▸ **Your assignment**
Read through the lines below for the string "sacc" and copy each one that has it.

▸ **Collection entries**
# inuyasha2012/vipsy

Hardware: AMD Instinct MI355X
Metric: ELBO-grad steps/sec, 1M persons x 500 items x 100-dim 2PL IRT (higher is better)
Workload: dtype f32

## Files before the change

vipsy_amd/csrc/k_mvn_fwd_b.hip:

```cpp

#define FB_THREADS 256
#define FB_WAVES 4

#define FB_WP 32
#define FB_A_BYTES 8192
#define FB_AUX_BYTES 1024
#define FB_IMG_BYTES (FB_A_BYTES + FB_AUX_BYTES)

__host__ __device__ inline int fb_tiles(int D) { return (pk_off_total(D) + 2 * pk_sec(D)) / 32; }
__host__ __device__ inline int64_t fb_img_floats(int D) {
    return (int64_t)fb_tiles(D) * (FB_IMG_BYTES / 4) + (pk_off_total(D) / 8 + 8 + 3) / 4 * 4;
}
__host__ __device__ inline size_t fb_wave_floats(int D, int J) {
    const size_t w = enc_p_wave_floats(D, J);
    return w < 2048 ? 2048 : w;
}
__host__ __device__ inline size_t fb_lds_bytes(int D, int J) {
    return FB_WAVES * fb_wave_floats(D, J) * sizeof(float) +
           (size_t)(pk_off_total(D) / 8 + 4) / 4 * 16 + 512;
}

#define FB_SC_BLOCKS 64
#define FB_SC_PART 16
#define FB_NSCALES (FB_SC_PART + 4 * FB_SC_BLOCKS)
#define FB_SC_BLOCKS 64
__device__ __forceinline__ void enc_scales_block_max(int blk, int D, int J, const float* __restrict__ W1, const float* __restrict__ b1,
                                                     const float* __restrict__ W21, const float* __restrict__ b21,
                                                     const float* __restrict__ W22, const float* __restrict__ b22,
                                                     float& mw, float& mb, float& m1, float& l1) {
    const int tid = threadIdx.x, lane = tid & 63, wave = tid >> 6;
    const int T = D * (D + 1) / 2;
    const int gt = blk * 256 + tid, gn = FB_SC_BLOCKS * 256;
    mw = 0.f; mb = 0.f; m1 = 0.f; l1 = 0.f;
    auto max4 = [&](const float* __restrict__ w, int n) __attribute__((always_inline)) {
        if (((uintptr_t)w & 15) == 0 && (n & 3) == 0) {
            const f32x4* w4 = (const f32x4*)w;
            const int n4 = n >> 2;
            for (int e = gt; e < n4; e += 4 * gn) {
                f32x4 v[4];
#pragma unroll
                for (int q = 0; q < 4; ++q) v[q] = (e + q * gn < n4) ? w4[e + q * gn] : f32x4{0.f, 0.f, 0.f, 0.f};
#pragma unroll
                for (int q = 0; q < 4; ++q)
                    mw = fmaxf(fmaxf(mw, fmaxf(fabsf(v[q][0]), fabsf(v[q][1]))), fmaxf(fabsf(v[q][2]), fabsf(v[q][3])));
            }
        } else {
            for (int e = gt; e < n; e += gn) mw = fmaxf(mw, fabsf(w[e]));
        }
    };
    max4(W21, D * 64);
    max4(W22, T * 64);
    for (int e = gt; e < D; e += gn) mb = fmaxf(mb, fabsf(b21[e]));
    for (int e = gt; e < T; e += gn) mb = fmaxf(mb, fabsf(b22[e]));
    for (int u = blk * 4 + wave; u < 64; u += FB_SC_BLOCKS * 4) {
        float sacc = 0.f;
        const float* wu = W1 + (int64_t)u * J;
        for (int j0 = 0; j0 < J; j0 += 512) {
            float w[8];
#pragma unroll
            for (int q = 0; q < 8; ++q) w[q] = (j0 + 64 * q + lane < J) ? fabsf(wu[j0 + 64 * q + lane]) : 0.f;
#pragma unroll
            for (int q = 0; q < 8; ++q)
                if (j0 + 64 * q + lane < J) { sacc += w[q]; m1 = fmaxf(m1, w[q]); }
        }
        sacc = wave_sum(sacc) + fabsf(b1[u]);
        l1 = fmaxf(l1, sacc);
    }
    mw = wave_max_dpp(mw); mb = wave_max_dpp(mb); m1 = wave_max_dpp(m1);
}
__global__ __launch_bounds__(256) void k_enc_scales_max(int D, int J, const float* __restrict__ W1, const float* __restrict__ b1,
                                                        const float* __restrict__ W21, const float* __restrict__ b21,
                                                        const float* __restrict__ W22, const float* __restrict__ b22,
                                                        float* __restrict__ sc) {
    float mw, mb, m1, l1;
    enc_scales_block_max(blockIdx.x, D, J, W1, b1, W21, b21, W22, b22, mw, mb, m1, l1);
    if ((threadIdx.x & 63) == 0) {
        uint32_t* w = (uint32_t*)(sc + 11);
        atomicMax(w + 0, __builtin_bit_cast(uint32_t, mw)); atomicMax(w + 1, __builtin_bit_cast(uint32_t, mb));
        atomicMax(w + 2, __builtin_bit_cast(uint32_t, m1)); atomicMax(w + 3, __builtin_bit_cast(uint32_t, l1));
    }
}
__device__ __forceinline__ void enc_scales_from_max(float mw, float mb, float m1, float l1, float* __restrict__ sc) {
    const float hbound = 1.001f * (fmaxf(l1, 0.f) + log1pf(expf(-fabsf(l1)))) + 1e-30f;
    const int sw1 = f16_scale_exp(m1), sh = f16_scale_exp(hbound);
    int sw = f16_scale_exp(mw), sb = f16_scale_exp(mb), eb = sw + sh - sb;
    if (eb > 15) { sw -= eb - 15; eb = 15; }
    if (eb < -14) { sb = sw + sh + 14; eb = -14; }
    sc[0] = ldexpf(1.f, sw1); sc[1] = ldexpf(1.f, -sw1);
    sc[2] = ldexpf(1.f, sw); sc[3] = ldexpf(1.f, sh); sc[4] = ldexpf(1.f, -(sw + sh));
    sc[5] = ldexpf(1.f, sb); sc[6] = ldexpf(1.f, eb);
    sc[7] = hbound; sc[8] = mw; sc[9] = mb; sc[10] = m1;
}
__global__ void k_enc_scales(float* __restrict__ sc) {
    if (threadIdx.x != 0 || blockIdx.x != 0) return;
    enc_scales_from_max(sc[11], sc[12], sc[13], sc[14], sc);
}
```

==

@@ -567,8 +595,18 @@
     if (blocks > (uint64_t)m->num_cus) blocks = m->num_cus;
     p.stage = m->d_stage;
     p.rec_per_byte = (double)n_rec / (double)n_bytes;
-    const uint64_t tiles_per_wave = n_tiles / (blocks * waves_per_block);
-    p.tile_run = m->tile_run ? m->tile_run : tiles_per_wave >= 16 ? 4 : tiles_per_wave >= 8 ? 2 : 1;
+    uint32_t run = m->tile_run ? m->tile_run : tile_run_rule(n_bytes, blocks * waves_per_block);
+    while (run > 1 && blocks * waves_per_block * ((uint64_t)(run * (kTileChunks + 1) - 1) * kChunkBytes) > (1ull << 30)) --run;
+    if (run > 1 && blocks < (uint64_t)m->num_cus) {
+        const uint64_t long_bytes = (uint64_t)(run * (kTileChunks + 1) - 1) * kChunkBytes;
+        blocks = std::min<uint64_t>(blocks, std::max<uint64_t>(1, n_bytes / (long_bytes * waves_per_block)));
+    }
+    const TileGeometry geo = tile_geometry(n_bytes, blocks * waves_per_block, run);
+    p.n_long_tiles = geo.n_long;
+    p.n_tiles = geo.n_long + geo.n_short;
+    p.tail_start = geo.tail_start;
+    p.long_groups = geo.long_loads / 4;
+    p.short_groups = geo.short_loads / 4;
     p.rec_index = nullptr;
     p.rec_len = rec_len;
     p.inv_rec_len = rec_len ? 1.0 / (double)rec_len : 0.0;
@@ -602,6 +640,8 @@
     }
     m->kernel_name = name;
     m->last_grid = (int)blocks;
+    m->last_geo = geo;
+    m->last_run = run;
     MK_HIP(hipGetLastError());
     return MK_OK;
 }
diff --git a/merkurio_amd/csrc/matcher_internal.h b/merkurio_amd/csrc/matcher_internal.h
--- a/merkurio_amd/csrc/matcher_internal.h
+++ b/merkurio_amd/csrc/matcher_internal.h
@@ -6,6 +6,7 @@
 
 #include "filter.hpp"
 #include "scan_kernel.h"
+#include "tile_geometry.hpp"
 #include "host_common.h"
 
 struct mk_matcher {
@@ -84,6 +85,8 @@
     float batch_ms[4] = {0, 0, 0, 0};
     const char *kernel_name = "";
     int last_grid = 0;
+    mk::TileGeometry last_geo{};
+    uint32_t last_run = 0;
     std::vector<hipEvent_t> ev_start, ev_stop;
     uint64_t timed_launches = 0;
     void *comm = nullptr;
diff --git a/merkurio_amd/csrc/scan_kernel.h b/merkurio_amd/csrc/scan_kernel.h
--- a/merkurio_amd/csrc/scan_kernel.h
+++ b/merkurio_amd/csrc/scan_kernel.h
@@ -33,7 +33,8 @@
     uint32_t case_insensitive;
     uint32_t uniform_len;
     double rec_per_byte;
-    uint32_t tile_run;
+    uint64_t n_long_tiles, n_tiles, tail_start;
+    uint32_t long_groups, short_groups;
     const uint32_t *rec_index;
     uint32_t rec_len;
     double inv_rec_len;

▸ **Answer to this problem**
        float sacc = 0.f;
                if (j0 + 64 * q + lane < J) { sacc += w[q]; m1 = fmaxf(m1, w[q]); }
        sacc = wave_sum(sacc) + fabsf(b1[u]);
        l1 = fmaxf(l1, sacc);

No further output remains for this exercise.